As technology enters the close of the first decade this millennium, nanotechnology becomes increasingly more important in product development. Processors, chipsets, memory, displays and other electronics are marching toward the use of nanotech at and astonishing rate. In the U.S., we're already developing technology manufactured at the nanometer and sub-nanometer (picometer) level.

Carbon nanotubes, a high strength and versatile material composed of molecular configurations of pure carbon, may be the key to next generation technology in everything from the space elevator to high-speed processors. DailyTech previously reported that future Seagate hard drives may be lubricated by nanotubes. Weeks later MIT researchers released a report that claimed new nanotube-type batteries could be recharged in seconds and hold charges much longer than conventional rechargeable batteries. 

But outside of research, nanotech is here already. Research advocates have identified more than 400 consumer products in the U.S. labeled as "nano-based."  Some of these products, like microprocessors, pose relatively little risk to consumer, but the long term effects of other products like nano-aerosols is a bit less understood.  Additionally, the manufacturing by-products of these products are completely unregulated or monitored.

Nanotech and the production of nano-based devices create a type of pollution that is so small, it is extremely difficult to detect or contain. Researchers are afraid of the effect that nanopollution might have on humans, animals and other living organisms.

Nanoparticles are so small that they easily penetrate cells, a handy technique when geneticists attempt to modify genes when done intentionally. However, even when deliberate, the body detects foreign objects and creates phagocytes to break down invading material. Of course, if the body's phagocytes are busy digesting nanoparticles, the cells can't break down bacteria or other debris inside the body. Quantum dots, or nanoparticles used for semiconductors, are so small that they will actually pass right through cell walls -- yet we have relatively little research on what occurs when quantum dots interact with the human body.

previously reported on carbon nanotubes and the possible effect on the human respiratory system -- a place where nanotubes has already been documented to cause problems in significant quantities.

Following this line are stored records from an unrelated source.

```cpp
int64_t fused_plain_min_tiles(int WP, int cus) { return (int64_t)4 * FUSED_WAVES * plain4_occ(WP) * cus; }

int launch_fused_plain(int WP, const FusedParams& P, int cus, hipStream_t s) {
  return WP == 16 ? launch_plain<16>(P, P.n_tiles, cus, s) : WP == 32 ? launch_plain<32>(P, P.n_tiles, cus, s)
                                                                        : launch_plain<64>(P, P.n_tiles, cus, s);
}

}
```

pinn_depthestimation_amd/csrc/pinn_fused_sin.inc:

```
#include <type_traits>
#include "fused_kernel.h"

namespace pinn {

constexpr int WP_ = FUSED_WP;

template <class K>
static int sgo(K kern, const FusedParams& P, int grid, size_t lds, hipStream_t s, const char* what) {
  if (int rc = ensure_dynamic_lds(reinterpret_cast<const void*>(kern), lds)) return rc;
  hipLaunchKernelGGL(kern, dim3(grid), dim3(FUSED_THREADS), lds, s, P);
  return check_launch(what);
}

template <int K1>
static int launch_sin_k(bool grad, const FusedParams& P, int grid, size_t lds, hipStream_t s, const char* what) {
  if (!grad) return sgo(k_fused<WP_, K1, false, false, PINN_ACT_SIN_TANH, EPI_GENERIC>, P, grid, lds, s, what);
  return P.acc_lds ? sgo(k_fused<WP_, K1, true, true, PINN_ACT_SIN_TANH, EPI_GENERIC>, P, grid, lds, s, what)
                   : sgo(k_fused<WP_, K1, true, false, PINN_ACT_SIN_TANH, EPI_GENERIC>, P, grid, lds, s, what);
}

template <>
int launch_fused_sin<WP_>(int K1, bool grad, const FusedParams& P, int grid, size_t lds, hipStream_t s) {
  const char* what = WP_ == 16 ? "fused kernel (WP=16, sine first layer)" : WP_ == 32 ? "fused kernel (WP=32, sine first layer)"
                                                                                       : "fused kernel (WP=64, sine first layer)";
  if (P.act != PINN_ACT_SIN_TANH) { set_error("fused engine: the sine instances serve activation 2 only (got %d)", P.act); return PINN_ERR_UNSUPPORTED; }
  if (K1 == 4) return launch_sin_k<4>(grad, P, grid, lds, s, what);
  if (K1 == 3) return launch_sin_k<3>(grad, P, grid, lds, s, what);
  if (K1 == 1) return launch_sin_k<1>(grad, P, grid, lds, s, what);
  set_error("fused engine: no sine-first-layer kernel for k = %d", K1 - 1);
  return PINN_ERR_UNSUPPORTED;
}

}
```

Baseline: 169.3 million residual-points/s.

## Interleave weight loads, bias loads, spills and LDS transposes evenly among MFMAs

Replaces the block-wise issue of next-block weight loads, bias loads and activation spills in gemm_stream with a compile-time pacing scheme. It spreads these memory ops across the MFMA sequence at a fixed gap, separated by sched_barriers. weight_grad similarly splits the LDS transpose staging for the next derivative channel into half-writes and reads threaded between the outer-product MFMAs. The aim is to hide load and LDS latency behind matrix work for WP>=64. It also moves one sine kernel instance into its own translation unit to split compilation, at the cost of extra schedule constraints and template complexity.

After: 172.8 million residual-points/s (median of 6 runs). 1.02x the previous value.

```diff
diff --git a/pinn_depthestimation_amd/csrc/fused_kernel.h b/pinn_depthestimation_amd/csrc/fused_kernel.h
--- a/pinn_depthestimation_amd/csrc/fused_kernel.h
+++ b/pinn_depthestimation_amd/csrc/fused_kernel.h
@@ -109,27 +109,78 @@
 }
 
 struct NoMid { __device__ __forceinline__ void operator()() const {} };
-template <int NT_IN, int NT_OUT, int K1, class Mid = NoMid>
+
+template <int I, int N, class F>
+__device__ __forceinline__ void const_for(F&& f) {
+  if constexpr (I < N) {
+    f(std::integral_constant<int, I>{});
+    const_for<I + 1, N>(f);
+  }
+}
+struct NoOps {
+  static constexpr int COUNT = 0;
+  template <int J> __device__ __forceinline__ void op() const {}
+};
+template <int NT, int K1, bool ON = true>
+struct SpillOps {
+  static constexpr int COUNT = ON ? K1 * NT : 0;
+  float* __restrict__ slot;
+  const f4 (&v)[K1][NT];
+  int lane;
+  template <int J> __device__ __forceinline__ void op() const { *reinterpret_cast<f4*>(slot + J * 256 + lane * 4) = v[J / NT][J % NT]; }
+};
+template <int NT, int K1>
+struct UnspillOps {
+  static constexpr int COUNT = K1 * NT;
+  const float* __restrict__ slot;
+  f4 (&v)[K1][NT];
+  int lane;
+  template <int J> __device__ __forceinline__ void op() const { v[J / NT][J % NT] = *reinterpret_cast<const f4*>(slot + J * 256 + lane * 4); }
+};
+template <int NT>
+struct BiasOps {
+  static constexpr int COUNT = NT;
+  const float* __restrict__ b;
+  f4 (&bias)[NT];
+  int q;
+  template <int J> __device__ __forceinline__ void op() const { bias[J] = *reinterpret_cast<const f4*>(b + 16 * J + 4 * q); }
+};
+constexpr int PACE_GAP = 2, PACE_OFF = 1 << 20, PACE_MIN_WP = 64;
+template <int NT_IN, int NT_OUT, int K1, class Mid = NoOps, class Head = NoOps, int GAP = PACE_GAP>
 __device__ __forceinline__ void gemm_stream(const float* __restrict__ Wl, const float* __restrict__ Wnext,
                                             f4 (&wa)[NT_IN], const f4 (&bin)[K1][NT_IN], f4 (&acc)[K1][NT_OUT],
-                                            int m, int kq, const Mid& mid = Mid()) {
+                                            int m, int kq, const Mid& mid = Mid(), const Head& head = Head()) {
   constexpr int MID_BLOCK = NT_OUT >= 3 ? 1 : 0;
-#pragma unroll
-  for (int MT = 0; MT < NT_OUT; ++MT) {
+  constexpr int NM = NT_IN * 4 * K1;
+  constexpr int NSLOT = (NM + GAP - 1) / GAP;
+  const_for<0, NT_OUT>([&](auto mt_) {
+    constexpr int MT = decltype(mt_)::value;
+    constexpr int NHEAD = MT == 0 ? Head::COUNT : 0, NMID = MT == MID_BLOCK ? Mid::COUNT : 0;
+    constexpr int NOPS = NT_IN + NHEAD + NMID;
     f4 wb[NT_IN];
-    if (MT + 1 < NT_OUT) load_wblk<NT_IN>(Wl, MT + 1, wb, m, kq);
-    else load_wblk<NT_IN>(Wnext, 0, wb, m, kq);
-    if (MT == MID_BLOCK) mid();
-#pragma unroll
-    for (int kt = 0; kt < NT_IN; ++kt)
-#pragma unroll
-      for (int r = 0; r < 4; ++r)
-#pragma unroll
-        for (int c = 0; c < K1; ++c) acc[c][MT] = mfma4(wa[kt][r], bin[c][kt][r], acc[c][MT]);
+    const float* __restrict__ wsrc = (MT + 1 < NT_OUT ? Wl + (16 * (MT + 1) + m) * (16 * NT_IN) : Wnext + m * (16 * NT_IN)) + 4 * kq;
+    const_for<0, NM>([&](auto i_) {
+      constexpr int i = decltype(i_)::value;
+      if constexpr (i % GAP == 0) {
+        constexpr int S = i / GAP;
+        constexpr int K_LO = NOPS <= NSLOT ? (S < NOPS ? S : NOPS) : (S * NOPS + NSLOT - 1) / NSLOT;
+        constexpr int K_HI = NOPS <= NSLOT ? (S + 1 < NOPS ? S + 1 : NOPS) : ((S + 1) * NOPS + NSLOT - 1) / NSLOT;
+        if constexpr (K_HI > K_LO && i > 0) __builtin_amdgcn_sched_barrier(0);
+        const_for<K_LO, K_HI>([&](auto k_) {
+          constexpr int k = decltype(k_)::value;
+          if constexpr (k < NT_IN) wb[k] = *reinterpret_cast<const f4*>(wsrc + 16 * k);
+          else if constexpr (k < NT_IN + NHEAD) head.template op<k - NT_IN>();
+          else mid.template op<k - NT_IN - NHEAD>();
+        });
+        if constexpr (K_HI > K_LO && NSLOT > 1) __builtin_amdgcn_sched_barrier(0);
+      }
+      constexpr int kt = i / (4 * K1), r = (i / K1) % 4, c = i % K1;
+      acc[c][MT] = mfma4(wa[kt][r], bin[c][kt][r], acc[c][MT]);
+    });
     __builtin_amdgcn_sched_barrier(0);
 #pragma unroll
     for (int kt = 0; kt < NT_IN; ++kt) wa[kt] = wb[kt];
-  }
+  });
 }
 
 template <int NT, int K1>
@@ -327,21 +378,6 @@
     for (int r = 0; r < 4; ++r) Z[0][MT][r] = fmaf(-sz[MT][r], cross[MT][r], cz[MT][r] * G[0][MT][r]);
 }
 
-template <int NT, int K1>
-__device__ __forceinline__ void spill(float* __restrict__ slot, const f4 (&v)[K1][NT], int lane) {
-#pragma unroll
-  for (int c = 0; c < K1; ++c)
-#pragma unroll
-    for (int MT = 0; MT < NT; ++MT) *reinterpret_cast<f4*>(slot + (c * NT + MT) * 256 + lane * 4) = v[c][MT];
-}
-template <int NT, int K1>
-__device__ __forceinline__ void unspill(const float* __restrict__ slot, f4 (&v)[K1][NT], int lane) {
-#pragma unroll
-  for (int c = 0; c < K1; ++c)
-#pragma unroll
-    for (int MT = 0; MT < NT; ++MT) v[c][MT] = *reinterpret_cast<const f4*>(slot + (c * NT + MT) * 256 + lane * 4);
-}
-
 __device__ __forceinline__ void transpose_write(float* __restrict__ tb, f4 v, int p, int q) {
   *reinterpret_cast<f4*>(tb + p * 16 + 4 * (q ^ (p & 3))) = v;
 }
@@ -356,10 +392,15 @@
   return o;
 }
 
+template <int H>
+__device__ __forceinline__ void transpose_write2_half(float* __restrict__ tb, f4 v, int p, int q) {
+  float* d = tb + (4 * q) * 16 + 4 * (((p >> 2) + 2 * q) & 3) + (p & 3);
+  d[(2 * H) * 16] = v[2 * H];
+  d[(2 * H + 1) * 16] = v[2 * H + 1];
+}
 __device__ __forceinline__ void transpose_write2(float* __restrict__ tb, f4 v, int p, int q) {
-  float* d = tb + (4 * q) * 16 + 4 * (((p >> 2) + 2 * q) & 3) + (p & 3);
-#pragma unroll
-  for (int r = 0; r < 4; ++r) d[r * 16] = v[r];
+  transpose_write2_half<0>(tb, v, p, q);
+  transpose_write2_half<1>(tb, v, p, q);
 }
 __device__ __forceinline__ f4 transpose_read2(const float* __restrict__ tb, int p, int q) {
   return *reinterpret_cast<const f4*>(tb + p * 16 + 4 * ((q + 2 * (p >> 2)) & 3));
@@ -401,7 +442,7 @@
   __device__ __forceinline__ void add1(int idx, float v) const { acc[idx] += v; }
 };
 
-template <int MT_N, int NT_N, int K1, bool UNIT_A = false, class Sink>
+template <int MT_N, int NT_N, int K1, bool UNIT_A = false, bool PACED = true, class Sink>
 __device__ __forceinline__ void weight_grad(const Sink& sink, int layer, int woff, int boff, const f4 (&Z)[K1][MT_N],
                                             const f4 (&A)[K1][NT_N], float* __restrict__ tb, int lane,
                                             const int* __restrict__ dir_col = nullptr) {
@@ -423,41 +464,48 @@
         early[MT][NT] = *reinterpret_cast<const f4*>(sink.acc + woff + ((MT * NT_N + NT) * 64 + lane) * 4);
   }
   f4 zt[2][MT_N], at[2][NT_N];
-  auto stage = [&](int c, f4 (&z)[MT_N], f4 (&a)[NT_N]) {
-#pragma unroll
-    for (int MT = 0; MT < MT_N; ++MT) transpose_write2(tb + MT * TB_FLOATS, Z[c][MT], p, q);
-    const bool unit = UNIT_A && c > 0;
-    if (!unit) {
-#pragma unroll
-      for (int NT = 0; NT < NT_N; ++NT) transpose_write2(tb + (4 + NT) * TB_FLOATS, A[c][NT], p, q);
-    }
-#pragma unroll
-    for (int MT = 0; MT < MT_N; ++MT) z[MT] = transpose_read2(tb + MT * TB_FLOATS, p, q);
-    if (!unit) {
-#pragma unroll
-      for (int NT = 0; NT < NT_N; ++NT) a[NT] = transpose_read2(tb + (4 + NT) * TB_FLOATS, p, q);
+  auto stage_op = [&](auto c_, auto k_, f4 (&z)[MT_N], f4 (&a)[NT_N]) {
+    constexpr int c = decltype(c_)::value, k = decltype(k_)::value;
+    constexpr int NB = MT_N + ((UNIT_A && c > 0) ? 0 : NT_N);
+    if constexpr (k < 2 * NB) {
+      constexpr int B = k / 2;
+      if constexpr (B < MT_N) transpose_write2_half<k % 2>(tb + B * TB_FLOATS, Z[c][B], p, q);
+      else transpose_write2_half<k % 2>(tb + (4 + B - MT_N) * TB_FLOATS, A[c][B - MT_N], p, q);
     } else {
-      const float e = (p == dir_col[c - 1]) ? 1.f : 0.f;
-      a[0] = f4{e, e, e, e};
+      constexpr int B = k - 2 * NB;
+      if constexpr (B < MT_N) z[B] = transpose_read2(tb + B * TB_FLOATS, p, q);
+      else a[B - MT_N] = transpose_read2(tb + (4 + B - MT_N) * TB_FLOATS, p, q);
     }
   };
-  stage(0, zt[0], at[0]);
-#pragma unroll
-  for (int c = 0; c < K1; ++c) {
+  auto unit_operand = [&](int c, f4 (&a)[NT_N]) {
+    const float e = (p == dir_col[c - 1]) ? 1.f : 0.f;
+    a[0] = f4{e, e, e, e};
+  };
+  const_for<0, 3 * (MT_N + NT_N)>([&](auto k_) { stage_op(std::integral_constant<int, 0>{}, k_, zt[0], at[0]); });
+  constexpr int NM = 4 * MT_N * NT_N;
+  constexpr int SPAN = PACED ? NM - (NM >= 8 ? NM / 8 : 1) : 1;
+  const_for<0, K1>([&](auto c_) {
+    constexpr int c = decltype(c_)::value;
+    constexpr int NOPS = c + 1 < K1 ? 3 * (MT_N + ((UNIT_A && c + 1 > 0) ? 0 : NT_N)) : 0;
     __builtin_amdgcn_sched_barrier(0);
-    if (c + 1 < K1) stage(c + 1, zt[(c + 1) & 1], at[(c + 1) & 1]);
+    if constexpr (UNIT_A && c + 1 < K1) unit_operand(c + 1, at[(c + 1) & 1]);
+    if constexpr (c == 0) {
+#pragma unroll
+      for (int MT = 0; MT < MT_N; ++MT) bs[MT] = (zt[0][MT][0] + zt[0][MT][1]) + (zt[0][MT][2] + zt[0][MT][3]);
+    }
     __builtin_amdgcn_sched_barrier(0);
-    if (c == 0) {
-#pragma unroll
-      for (int MT = 0; MT < MT_N; ++MT) bs[MT] = (zt[0][MT][0] + zt[0][MT][1]) + (zt[0][MT][2] + zt[0][MT][3]);
-    }
-#pragma unroll
-    for (int s = 0; s < 4; ++s)
-#pragma unroll
-      for (int MT = 0; MT < MT_N; ++MT)
-#pragma unroll
-        for (int NT = 0; NT < NT_N; ++NT) dw[MT][NT] = mfma4(zt[c & 1][MT][s], at[c & 1][NT][s], dw[MT][NT]);
-  }
+    const_for<0, NM>([&](auto i_) {
+      constexpr int i = decltype(i_)::value;
+      if constexpr (i < SPAN && NOPS > 0) {
+        constexpr int K_LO = (i * NOPS + SPAN - 1) / SPAN, K_HI = ((i + 1) * NOPS + SPAN - 1) / SPAN;
+        if constexpr (K_HI > K_LO && i > 0) __builtin_amdgcn_sched_barrier(0);
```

But nano-related health hazards aren't the only worries; environmental problems pose equal hazards.  Michael Moffitt, vice president of environmental services for Western Technologies, is concerned about the future of nanopollution, and describes nanotech as "a double-edged sword," to during a presentation at the Semiconductor Environmental Safety Association convention held in 2005. 

The problem researchers have today is determining whether or not nanopollutants behave the same in the natural environment as other common waste products.  Andrew Maynard, one of the few advocates for nanotechnology research with regard to occupational health, has issued a call for national awareness of nanotechnology interactions on the portal. "The good news is that international concern over how to ensure safe nanotech workplaces has resulted in some progress. The bad news is that critical questions about worker safety -- and about broader environmental, human health and safety issues -- remain unanswered," Maynard claims.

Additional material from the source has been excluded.